We’ll then study the efficient general methods for adding and subtracting with fractions and analyze how these methods work. Why do we add and subtract fractions in the way we do rather than by just adding the numerators and adding the denominators? We’ll study logical explanations for why the standard processes work.
Then we will study multiplication of fractions. Why are the procedures we use in these topics valid? Why do we multiply fractions by multiplying the numerators and the denominators, even though we don’t add fractions by adding the numerators and adding the denominators? We will answer these questions by using the definition of multiplication, as it applies to fractions.

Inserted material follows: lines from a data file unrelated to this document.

# Gadersd/stable-diffusion-xl-burn

Hardware: NVIDIA H100
Metric: unet_sampler_steps_per_sec_1024x1024_bs1 (higher is better)
Workload: dtype f16

## Files before the change

### stable-diffusion-xl-burn_b200/csrc/attention.cu

```cuda
#include <stdlib.h>

#include "common.cuh"
#include "kernels.h"

namespace sdxl {

static constexpr int kTileBytes = 128 * 128;
static constexpr int kKvStages = 3;
static constexpr int kConsumerWarps = 8;
static constexpr int kAttnThreads = kConsumerWarps * 32 + 32;
static constexpr int kAttnSmem = 1024  + kTileBytes + 2 * kKvStages * kTileBytes + 256;

__device__ __forceinline__ float ex2_approx(float x) {
  float y;
  asm("ex2.approx.ftz.f32 %0, %1;" : "=f"(y) : "f"(x));
  return y;
}
__device__ __forceinline__ uint32_t pack_half2(float a, float b) {
  __half2 t = __floats2half2_rn(a, b);
  return *reinterpret_cast<uint32_t*>(&t);
}

__global__ void __launch_bounds__(kAttnThreads, 1) attention_kernel(const __grid_constant__ AttnParams p) {
  extern __shared__ uint8_t smem_raw[];
  uint8_t* smem = reinterpret_cast<uint8_t*>((reinterpret_cast<uintptr_t>(smem_raw) + 1023) & ~uintptr_t(1023));
  uint8_t* sQ = smem;
  uint8_t* sK = sQ + kTileBytes;
  uint8_t* sV = sK + kKvStages * kTileBytes;
  uint64_t* bars = reinterpret_cast<uint64_t*>(sV + kKvStages * kTileBytes);
  uint64_t* q_full = bars;
  uint64_t* kv_full = q_full + 1;
  uint64_t* kv_empty = kv_full + kKvStages;

  const int warp = threadIdx.x >> 5, lane = threadIdx.x & 31;
  const int nblk = (p.S + 127) / 128;
  const int nqt = (p.T + 127) / 128;
  const int qt = blockIdx.x % nqt, head = (blockIdx.x / nqt) % p.n_head, b = blockIdx.x / (nqt * p.n_head);

  if (threadIdx.x == 0) {
    tma_prefetch_desc(&p.tmQ);
    tma_prefetch_desc(&p.tmK);
    tma_prefetch_desc(&p.tmV);
    mbar_init(q_full, 1);
    for (int i = 0; i < kKvStages; ++i) { mbar_init(&kv_full[i], 1); mbar_init(&kv_empty[i], kConsumerWarps); }
    fence_barrier_init();
  }
  __syncthreads();
  griddep_wait();
  griddep_launch_dependents();

  if (warp == kConsumerWarps) {
    if (lane != 0) return;
    mbar_expect_tx(q_full, kTileBytes);
    tma_load_3d(sQ, &p.tmQ, q_full, p.q_col0 + head * 64, qt * 128, b);
    for (int j = 0; j < nblk; ++j) {
      const int st = j % kKvStages;
      mbar_wait_nocall(&kv_empty[st], ((j / kKvStages) & 1) ^ 1);
      mbar_expect_tx(&kv_full[st], 2 * kTileBytes);
      tma_load_3d(sK + st * kTileBytes, &p.tmK, &kv_full[st], p.k_col0 + head * 64, j * 128, b);
      tma_load_3d(sV + st * kTileBytes, &p.tmV, &kv_full[st], p.v_col0 + head * 64, j * 128, b);
    }
    return;
  }

  const int wg = warp >> 2;
  const float sl2e = p.scale_log2e;
  const uint32_t q_addr = smem_u32(sQ) + (uint32_t)wg * (64 * 128);
  float o[32];
#pragma unroll
  for (int i = 0; i < 32; ++i) o[i] = 0.f;
  float m[2] = {-INFINITY, -INFINITY}, l[2] = {0.f, 0.f};
  mbar_wait_nocall(q_full, 0);
  for (int j = 0; j < nblk; ++j) {
    const int st = j % kKvStages;
    mbar_wait_nocall(&kv_full[st], (j / kKvStages) & 1);
    float s[64];
    wg_fence();
    const uint32_t k_addr = smem_u32(sK + st * kTileBytes);
#pragma unroll
    for (int k = 0; k < 4; ++k) wgmma_ss_n128(s, wg_desc_sw128(q_addr + 32 * k), wg_desc_sw128(k_addr + 32 * k), k);
    wg_commit();
    wg_wait<0>();
    if (j * 128 + 128 > p.S) {
#pragma unroll
      for (int jj = 0; jj < 16; ++jj)
#pragma unroll
        for (int e = 0; e < 2; ++e)
          if (j * 128 + 8 * jj + 2 * (lane & 3) + e >= p.S) { s[4 * jj + e] = -INFINITY; s[4 * jj + 2 + e] = -INFINITY; }
    }
    uint32_t pa[32];
#pragma unroll
    for (int h = 0; h < 2; ++h) {
      float mx = -INFINITY;
#pragma unroll
      for (int jj = 0; jj < 16; ++jj) mx = fmaxf(mx, fmaxf(s[4 * jj + 2 * h], s[4 * jj + 2 * h + 1]));
      mx = fmaxf(mx, __shfl_xor_sync(0xffffffffu, mx, 1));
      mx = fmaxf(mx, __shfl_xor_sync(0xffffffffu, mx, 2));
      const float m_new = fmaxf(m[h], mx);
      const float alpha = ex2_approx((m[h] - m_new) * sl2e);
      const float mb = m_new * sl2e;
      float sum = 0.f;
#pragma unroll
      for (int jj = 0; jj < 16; ++jj) {
        const float p0 = ex2_approx(fmaf(s[4 * jj + 2 * h], sl2e, -mb));
        const float p1 = ex2_approx(fmaf(s[4 * jj + 2 * h + 1], sl2e, -mb));
        sum += p0 + p1;
        pa[4 * (jj >> 1) + 2 * (jj & 1) + h] = pack_half2(p0, p1);
      }
      l[h] = l[h] * alpha + sum;
      m[h] = m_new;
#pragma unroll
      for (int jj = 0; jj < 8; ++jj) { o[4 * jj + 2 * h] *= alpha; o[4 * jj + 2 * h + 1] *= alpha; }
    }
    wg_fence();
    const uint32_t v_addr = smem_u32(sV + st * kTileBytes);
#pragma unroll
    for (int kk = 0; kk < 8; ++kk)
      wgmma_rs_n64_tb(o, *reinterpret_cast<const uint32_t(*)[4]>(pa + 4 * kk), wg_desc_sw128(v_addr + 2048 * kk));
    wg_commit();
    wg_wait<0>();
    if (lane == 0) mbar_arrive(&kv_empty[st]);
  }
  const int r = wg * 64 + (warp & 3) * 16 + (lane >> 2);
#pragma unroll
  for (int h = 0; h < 2; ++h) {
    float lt = l[h];
    lt += __shfl_xor_sync(0xffffffffu, lt, 1);
    lt += __shfl_xor_sync(0xffffffffu, lt, 2);
    const float inv = 1.0f / lt;
    const int t = qt * 128 + r + 8 * h;
    if (t < p.T) {
      __half* out = p.out + ((size_t)b * p.T + t) * p.ldo + head * 64 + 2 * (lane & 3);
#pragma unroll
      for (int jj = 0; jj < 8; ++jj)
        *reinterpret_cast<__half2*>(out + 8 * jj) = __floats2half2_rn(o[4 * jj + 2 * h] * inv, o[4 * jj + 2 * h + 1] * inv);
    }
  }
}

static bool g_attn_attr[64];
int attention_launch(cudaStream_t st, const AttnParams& p) {
  if (p.T < 1 || p.S < 1 || (p.ldo & 1)) return 2002;
  int r = smem_optin(attention_kernel, kAttnSmem, g_attn_attr);
  if (r) return r;
  const long tiles = (long)p.B * p.n_head * ((p.T + 127) / 128);
  return launch_kernel(attention_kernel, dim3((unsigned)tiles), dim3(kAttnThreads), (size_t)kAttnSmem, st, true, p);
}

}
```

Before: 27.62.

## Make attention persistent with double-buffered Q and overlapped QK/PV wgmma

Turns the attention kernel into a persistent kernel sized to the SM count. It double-buffers Q tiles and keeps K/V resident across consecutive query tiles when the key length fits in one block (cross-attention). Inside the key loop, the next QK^T wgmma is issued alongside the previous block's PV wgmma so softmax overlaps tensor-core work. It also widens the producer to a full warpgroup with setmaxnreg rebalancing and adds a fourth KV stage, at the cost of more shared memory and more complex barrier phase tracking.

```diff
diff --git a/stable-diffusion-xl-burn_b200/csrc/attention.cu b/stable-diffusion-xl-burn_b200/csrc/attention.cu
--- a/stable-diffusion-xl-burn_b200/csrc/attention.cu
+++ b/stable-diffusion-xl-burn_b200/csrc/attention.cu
@@ -6,10 +6,9 @@
 namespace sdxl {
 
 static constexpr int kTileBytes = 128 * 128;
-static constexpr int kKvStages = 3;
-static constexpr int kConsumerWarps = 8;
-static constexpr int kAttnThreads = kConsumerWarps * 32 + 32;
-static constexpr int kAttnSmem = 1024  + kTileBytes + 2 * kKvStages * kTileBytes + 256;
+static constexpr int kKvStages = 4;
+static constexpr int kAttnThreads = 3 * 128;
+static constexpr int kAttnSmem = 1024  + 2 * kTileBytes + 2 * kKvStages * kTileBytes + 256;
 
 __device__ __forceinline__ float ex2_approx(float x) {
   float y;
@@ -21,27 +20,99 @@
   return *reinterpret_cast<uint32_t*>(&t);
 }
 
+__device__ __forceinline__ void softmax_block(float (&s)[64], float (&m)[2], float (&l)[2], float (&alpha)[2], int j, int S,
+                                              float sl2e, int lane) {
+  if (j * 128 + 128 > S) {
+#pragma unroll
+    for (int jj = 0; jj < 16; ++jj)
+#pragma unroll
+      for (int e = 0; e < 2; ++e)
+        if (j * 128 + 8 * jj + 2 * (lane & 3) + e >= S) { s[4 * jj + e] = -INFINITY; s[4 * jj + 2 + e] = -INFINITY; }
+  }
+#pragma unroll
+  for (int h = 0; h < 2; ++h) {
+    float mx = -INFINITY;
+#pragma unroll
+    for (int jj = 0; jj < 16; ++jj) mx = fmaxf(mx, fmaxf(s[4 * jj + 2 * h], s[4 * jj + 2 * h + 1]));
+    mx = fmaxf(mx, __shfl_xor_sync(0xffffffffu, mx, 1));
+    mx = fmaxf(mx, __shfl_xor_sync(0xffffffffu, mx, 2));
+    const float m_new = fmaxf(m[h], mx);
+    alpha[h] = ex2_approx((m[h] - m_new) * sl2e);
+    const float mb = m_new * sl2e;
+    float sum = 0.f;
+#pragma unroll
+    for (int jj = 0; jj < 16; ++jj) {
+      const float p0 = ex2_approx(fmaf(s[4 * jj + 2 * h], sl2e, -mb));
+      const float p1 = ex2_approx(fmaf(s[4 * jj + 2 * h + 1], sl2e, -mb));
+      sum += p0 + p1;
+      s[4 * jj + 2 * h] = p0;
+      s[4 * jj + 2 * h + 1] = p1;
+    }
+    l[h] = l[h] * alpha[h] + sum;
+    m[h] = m_new;
+  }
+}
+__device__ __forceinline__ void rescale_pack(float (&o)[32], const float (&s)[64], uint32_t (&pa)[32], const float (&alpha)[2]) {
+#pragma unroll
+  for (int h = 0; h < 2; ++h) {
+#pragma unroll
+    for (int jj = 0; jj < 8; ++jj) { o[4 * jj + 2 * h] *= alpha[h]; o[4 * jj + 2 * h + 1] *= alpha[h]; }
+#pragma unroll
+    for (int jj = 0; jj < 16; ++jj) pa[4 * (jj >> 1) + 2 * (jj & 1) + h] = pack_half2(s[4 * jj + 2 * h], s[4 * jj + 2 * h + 1]);
+  }
+}
+__device__ __forceinline__ void issue_s(float (&s)[64], uint32_t q_addr, uint32_t k_addr) {
+#pragma unroll
+  for (int k = 0; k < 4; ++k) wgmma_ss_n128(s, wg_desc_sw128(q_addr + 32 * k), wg_desc_sw128(k_addr + 32 * k), k);
+  wg_commit();
+}
+__device__ __forceinline__ void issue_pv(float (&o)[32], const uint32_t (&pa)[32], uint32_t v_addr) {
+#pragma unroll
+  for (int kk = 0; kk < 8; ++kk)
+    wgmma_rs_n64_tb(o, *reinterpret_cast<const uint32_t(*)[4]>(pa + 4 * kk), wg_desc_sw128(v_addr + 2048 * kk));
+  wg_commit();
+}
+
+struct TileWalk {
+  int nblk, nqt, t0, end, step;
+  bool resident;
+  __device__ TileWalk(const AttnParams& p) {
+    nblk = (p.S + 127) / 128;
+    nqt = (p.T + 127) / 128;
+    resident = nblk == 1;
+    const int tiles = p.B * p.n_head * nqt;
+    if (resident) {
+      t0 = (int)((long long)blockIdx.x * tiles / gridDim.x);
+      end = (int)((long long)(blockIdx.x + 1) * tiles / gridDim.x);
+      step = 1;
+    } else {
+      t0 = blockIdx.x;
+      end = tiles;
+      step = gridDim.x;
+    }
+  }
+};
+
 __global__ void __launch_bounds__(kAttnThreads, 1) attention_kernel(const __grid_constant__ AttnParams p) {
   extern __shared__ uint8_t smem_raw[];
   uint8_t* smem = reinterpret_cast<uint8_t*>((reinterpret_cast<uintptr_t>(smem_raw) + 1023) & ~uintptr_t(1023));
   uint8_t* sQ = smem;
-  uint8_t* sK = sQ + kTileBytes;
+  uint8_t* sK = sQ + 2 * kTileBytes;
   uint8_t* sV = sK + kKvStages * kTileBytes;
   uint64_t* bars = reinterpret_cast<uint64_t*>(sV + kKvStages * kTileBytes);
   uint64_t* q_full = bars;
-  uint64_t* kv_full = q_full + 1;
+  uint64_t* q_empty = q_full + 2;
+  uint64_t* kv_full = q_empty + 2;
   uint64_t* kv_empty = kv_full + kKvStages;
+  constexpr int kConsumerWarps = 8;
 
   const int warp = threadIdx.x >> 5, lane = threadIdx.x & 31;
-  const int nblk = (p.S + 127) / 128;
-  const int nqt = (p.T + 127) / 128;
-  const int qt = blockIdx.x % nqt, head = (blockIdx.x / nqt) % p.n_head, b = blockIdx.x / (nqt * p.n_head);
 
   if (threadIdx.x == 0) {
     tma_prefetch_desc(&p.tmQ);
     tma_prefetch_desc(&p.tmK);
     tma_prefetch_desc(&p.tmV);
-    mbar_init(q_full, 1);
+    for (int i = 0; i < 2; ++i) { mbar_init(&q_full[i], 1); mbar_init(&q_empty[i], kConsumerWarps); }
     for (int i = 0; i < kKvStages; ++i) { mbar_init(&kv_full[i], 1); mbar_init(&kv_empty[i], kConsumerWarps); }
     fence_barrier_init();
   }
@@ -49,102 +120,116 @@
   griddep_wait();
   griddep_launch_dependents();
 
-  if (warp == kConsumerWarps) {
-    if (lane != 0) return;
-    mbar_expect_tx(q_full, kTileBytes);
-    tma_load_3d(sQ, &p.tmQ, q_full, p.q_col0 + head * 64, qt * 128, b);
-    for (int j = 0; j < nblk; ++j) {
-      const int st = j % kKvStages;
-      mbar_wait_nocall(&kv_empty[st], ((j / kKvStages) & 1) ^ 1);
-      mbar_expect_tx(&kv_full[st], 2 * kTileBytes);
-      tma_load_3d(sK + st * kTileBytes, &p.tmK, &kv_full[st], p.k_col0 + head * 64, j * 128, b);
-      tma_load_3d(sV + st * kTileBytes, &p.tmV, &kv_full[st], p.v_col0 + head * 64, j * 128, b);
+  if (warp < 4) {
+    setmaxnreg_dec<24>();
+    if (warp != 0 || lane != 0) return;
+    const TileWalk walk(p);
+    const int nblk = walk.nblk, nqt = walk.nqt;
+    const bool resident = walk.resident;
+    uint32_t fill = 0;
+    int prev_bh = -1;
+    for (int t = walk.t0, i = 0; t < walk.end; t += walk.step, ++i) {
+      const int qt = t % nqt, bh = t / nqt, head = bh % p.n_head, b = bh / p.n_head;
+      mbar_wait_nocall(&q_empty[i & 1], ((i >> 1) & 1) ^ 1);
+      mbar_expect_tx(&q_full[i & 1], kTileBytes);
+      tma_load_3d(sQ + (i & 1) * kTileBytes, &p.tmQ, &q_full[i & 1], p.q_col0 + head * 64, qt * 128, b);
+      if (resident && bh == prev_bh) continue;
+      prev_bh = bh;
+      for (int j = 0; j < nblk; ++j, ++fill) {
+        const int st = fill % kKvStages;
+        mbar_wait_nocall(&kv_empty[st], ((fill / kKvStages) & 1) ^ 1);
+        mbar_expect_tx(&kv_full[st], 2 * kTileBytes);
+        tma_load_3d(sK + st * kTileBytes, &p.tmK, &kv_full[st], p.k_col0 + head * 64, j * 128, b);
+        tma_load_3d(sV + st * kTileBytes, &p.tmV, &kv_full[st], p.v_col0 + head * 64, j * 128, b);
+      }
     }
     return;
   }
 
-  const int wg = warp >> 2;
+  setmaxnreg_inc<240>();
+  const TileWalk walk(p);
+  const int nblk = walk.nblk, nqt = walk.nqt;
+  const bool resident = walk.resident;
+  const int wg = (warp >> 2) - 1;
   const float sl2e = p.scale_log2e;
-  const uint32_t q_addr = smem_u32(sQ) + (uint32_t)wg * (64 * 128);
-  float o[32];
-#pragma unroll
-  for (int i = 0; i < 32; ++i) o[i] = 0.f;
-  float m[2] = {-INFINITY, -INFINITY}, l[2] = {0.f, 0.f};
-  mbar_wait_nocall(q_full, 0);
-  for (int j = 0; j < nblk; ++j) {
-    const int st = j % kKvStages;
-    mbar_wait_nocall(&kv_full[st], (j / kKvStages) & 1);
+  const uint32_t sK0 = smem_u32(sK), sV0 = smem_u32(sV);
+  uint32_t next_fill = 0, kv0 = 0;
+  int prev_bh = -1;
+  for (int t = walk.t0, i = 0; t < walk.end; t += walk.step, ++i) {
+    const int qt = t % nqt, bh = t / nqt, head = bh % p.n_head, b = bh / p.n_head;
+    if (!(resident && bh == prev_bh)) { kv0 = next_fill; next_fill += nblk; }
+    prev_bh = bh;
+    const bool keep_kv = resident && t + walk.step < walk.end && (t + walk.step) / nqt == bh;
+    const uint32_t q_addr = smem_u32(sQ + (i & 1) * kTileBytes) + (uint32_t)wg * (64 * 128);
+    float o[32];
+#pragma unroll
+    for (int k = 0; k < 32; ++k) o[k] = 0.f;
+    float m[2] = {-INFINITY, -INFINITY}, l[2] = {0.f, 0.f}, alpha[2];
     float s[64];
+    uint32_t pa[32];
+    mbar_wait_nocall(&q_full[i & 1], (i >> 1) & 1);
+
+    uint32_t st = kv0 % kKvStages;
+    mbar_wait_nocall(&kv_full[st], (kv0 / kKvStages) & 1);
     wg_fence();
-    const uint32_t k_addr = smem_u32(sK + st * kTileBytes);
-#pragma unroll
-    for (int k = 0; k < 4; ++k) wgmma_ss_n128(s, wg_desc_sw128(q_addr + 32 * k), wg_desc_sw128(k_addr + 32 * k), k);
-    wg_commit();
+    issue_s(s, q_addr, sK0 + st * kTileBytes);
     wg_wait<0>();
-    if (j * 128 + 128 > p.S) {
-#pragma unroll
-      for (int jj = 0; jj < 16; ++jj)
-#pragma unroll
-        for (int e = 0; e < 2; ++e)
-          if (j * 128 + 8 * jj + 2 * (lane & 3) + e >= p.S) { s[4 * jj + e] = -INFINITY; s[4 * jj + 2 + e] = -INFINITY; }
-    }
-    uint32_t pa[32];
+    softmax_block(s, m, l, alpha, 0, p.S, sl2e, lane);
+    rescale_pack(o, s, pa, alpha);
+    if (nblk > 1) mbar_wait_nocall(&kv_full[(kv0 + 1) % kKvStages], ((kv0 + 1) / kKvStages) & 1);
+    for (int j = 1; j < nblk; ++j) {
+      const uint32_t f = kv0 + j, prev = st;
+      st = f % kKvStages;
+      wg_fence();
+      issue_s(s, q_addr, sK0 + st * kTileBytes);
+      issue_pv(o, pa, sV0 + prev * kTileBytes);
+      wg_wait<1>();
+      softmax_block(s, m, l, alpha, j, p.S, sl2e, lane);
+      if (j + 1 < nblk) mbar_wait_nocall(&kv_full[(f + 1) % kKvStages], ((f + 1) / kKvStages) & 1);
+      wg_wait<0>();
+      if (lane == 0) mbar_arrive(&kv_empty[prev]);
+      rescale_pack(o, s, pa, alpha);
+    }
+    wg_fence();
+    issue_pv(o, pa, sV0 + st * kTileBytes);
+    wg_wait<0>();
+    if (lane == 0) {
+      if (!keep_kv) mbar_arrive(&kv_empty[st]);
+      mbar_arrive(&q_empty[i & 1]);
+    }
+    const int r = wg * 64 + (warp & 3) * 16 + (lane >> 2);
 #pragma unroll
     for (int h = 0; h < 2; ++h) {
-      float mx = -INFINITY;
-#pragma unroll
-      for (int jj = 0; jj < 16; ++jj) mx = fmaxf(mx, fmaxf(s[4 * jj + 2 * h], s[4 * jj + 2 * h + 1]));
-      mx = fmaxf(mx, __shfl_xor_sync(0xffffffffu, mx, 1));
-      mx = fmaxf(mx, __shfl_xor_sync(0xffffffffu, mx, 2));
-      const float m_new = fmaxf(m[h], mx);
-      const float alpha = ex2_approx((m[h] - m_new) * sl2e);
-      const float mb = m_new * sl2e;
-      float sum = 0.f;
-#pragma unroll
-      for (int jj = 0; jj < 16; ++jj) {
-        const float p0 = ex2_approx(fmaf(s[4 * jj + 2 * h], sl2e, -mb));
-        const float p1 = ex2_approx(fmaf(s[4 * jj + 2 * h + 1], sl2e, -mb));
-        sum += p0 + p1;
-        pa[4 * (jj >> 1) + 2 * (jj & 1) + h] = pack_half2(p0, p1);
+      float lt = l[h];
+      lt += __shfl_xor_sync(0xffffffffu, lt, 1);
+      lt += __shfl_xor_sync(0xffffffffu, lt, 2);
+      const float inv = 1.0f / lt;
+      const int tq = qt * 128 + r + 8 * h;
+      if (tq < p.T) {
+        __half* out = p.out + ((size_t)b * p.T + tq) * p.ldo + head * 64 + 2 * (lane & 3);
+#pragma unroll
+        for (int jj = 0; jj < 8; ++jj)
+          *reinterpret_cast<__half2*>(out + 8 * jj) = __floats2half2_rn(o[4 * jj + 2 * h] * inv, o[4 * jj + 2 * h + 1] * inv);
       }
-      l[h] = l[h] * alpha + sum;
-      m[h] = m_new;
-#pragma unroll
-      for (int jj = 0; jj < 8; ++jj) { o[4 * jj + 2 * h] *= alpha; o[4 * jj + 2 * h + 1] *= alpha; }
-    }
-    wg_fence();
-    const uint32_t v_addr = smem_u32(sV + st * kTileBytes);
-#pragma unroll
-    for (int kk = 0; kk < 8; ++kk)
-      wgmma_rs_n64_tb(o, *reinterpret_cast<const uint32_t(*)[4]>(pa + 4 * kk), wg_desc_sw128(v_addr + 2048 * kk));
-    wg_commit();
-    wg_wait<0>();
-    if (lane == 0) mbar_arrive(&kv_empty[st]);
-  }
-  const int r = wg * 64 + (warp & 3) * 16 + (lane >> 2);
-#pragma unroll
-  for (int h = 0; h < 2; ++h) {
-    float lt = l[h];
-    lt += __shfl_xor_sync(0xffffffffu, lt, 1);
-    lt += __shfl_xor_sync(0xffffffffu, lt, 2);
-    const float inv = 1.0f / lt;
-    const int t = qt * 128 + r + 8 * h;
-    if (t < p.T) {
-      __half* out = p.out + ((size_t)b * p.T + t) * p.ldo + head * 64 + 2 * (lane & 3);
-#pragma unroll
-      for (int jj = 0; jj < 8; ++jj)
-        *reinterpret_cast<__half2*>(out + 8 * jj) = __floats2half2_rn(o[4 * jj + 2 * h] * inv, o[4 * jj + 2 * h + 1] * inv);
     }
   }
 }
 
 static bool g_attn_attr[64];
+static int g_attn_sms[64];
 int attention_launch(cudaStream_t st, const AttnParams& p) {
   if (p.T < 1 || p.S < 1 || (p.ldo & 1)) return 2002;
   int r = smem_optin(attention_kernel, kAttnSmem, g_attn_attr);
   if (r) return r;
+  int dev = 0;
+  if (cudaGetDevice(&dev) != cudaSuccess || dev < 0 || dev >= 64) return 2003;
+  if (!g_attn_sms[dev] && (cudaDeviceGetAttribute(&g_attn_sms[dev], cudaDevAttrMultiProcessorCount, dev) != cudaSuccess ||
+                           g_attn_sms[dev] <= 0))
+    return 2003;
   const long tiles = (long)p.B * p.n_head * ((p.T + 127) / 128);
-  return launch_kernel(attention_kernel, dim3((unsigned)tiles), dim3(kAttnThreads), (size_t)kAttnSmem, st, true, p);
-}
-
-}
+  if (tiles >= (1L << 31)) return 2002;
+  const long grid = tiles < g_attn_sms[dev] ? tiles : g_attn_sms[dev];
+  return launch_kernel(attention_kernel, dim3((unsigned)grid), dim3(kAttnThreads), (size_t)kAttnSmem, st, true, p);
+}
+
+}
```

Result: no change. 27.66 (median of 6 runs) (+0.2%).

Beckmann, Sybilla. Mathematics for Elementary Teachers with Activities (p. 41-42, 92-93, 196-197). Pearson Education. Kindle Edition.
Standards for Mathematical Content in the CCSSM
In the domain of Number and Operations—Fractions (Grades 3–5), students develop an understanding of fractions as numbers that can be described as numbers of parts and can be represented on a number line. They explain equivalence of fractions, and they compare fractions by reasoning about the sizes and the number of parts. In the domain of Ratios and Proportional Relationships (Grades 6, 7), students work with percent as fractions with denominator 100, and they solve basic percent problems. numbers. In the domain of Number and Operations—Fractions (Grades 3–5), students extend their understanding of addition and subtraction to fractions. In the domain of Number and Operations—Fractions (Grades 3–5), students extend multiplication to fractions and they solve problems with and reason about fraction multiplication.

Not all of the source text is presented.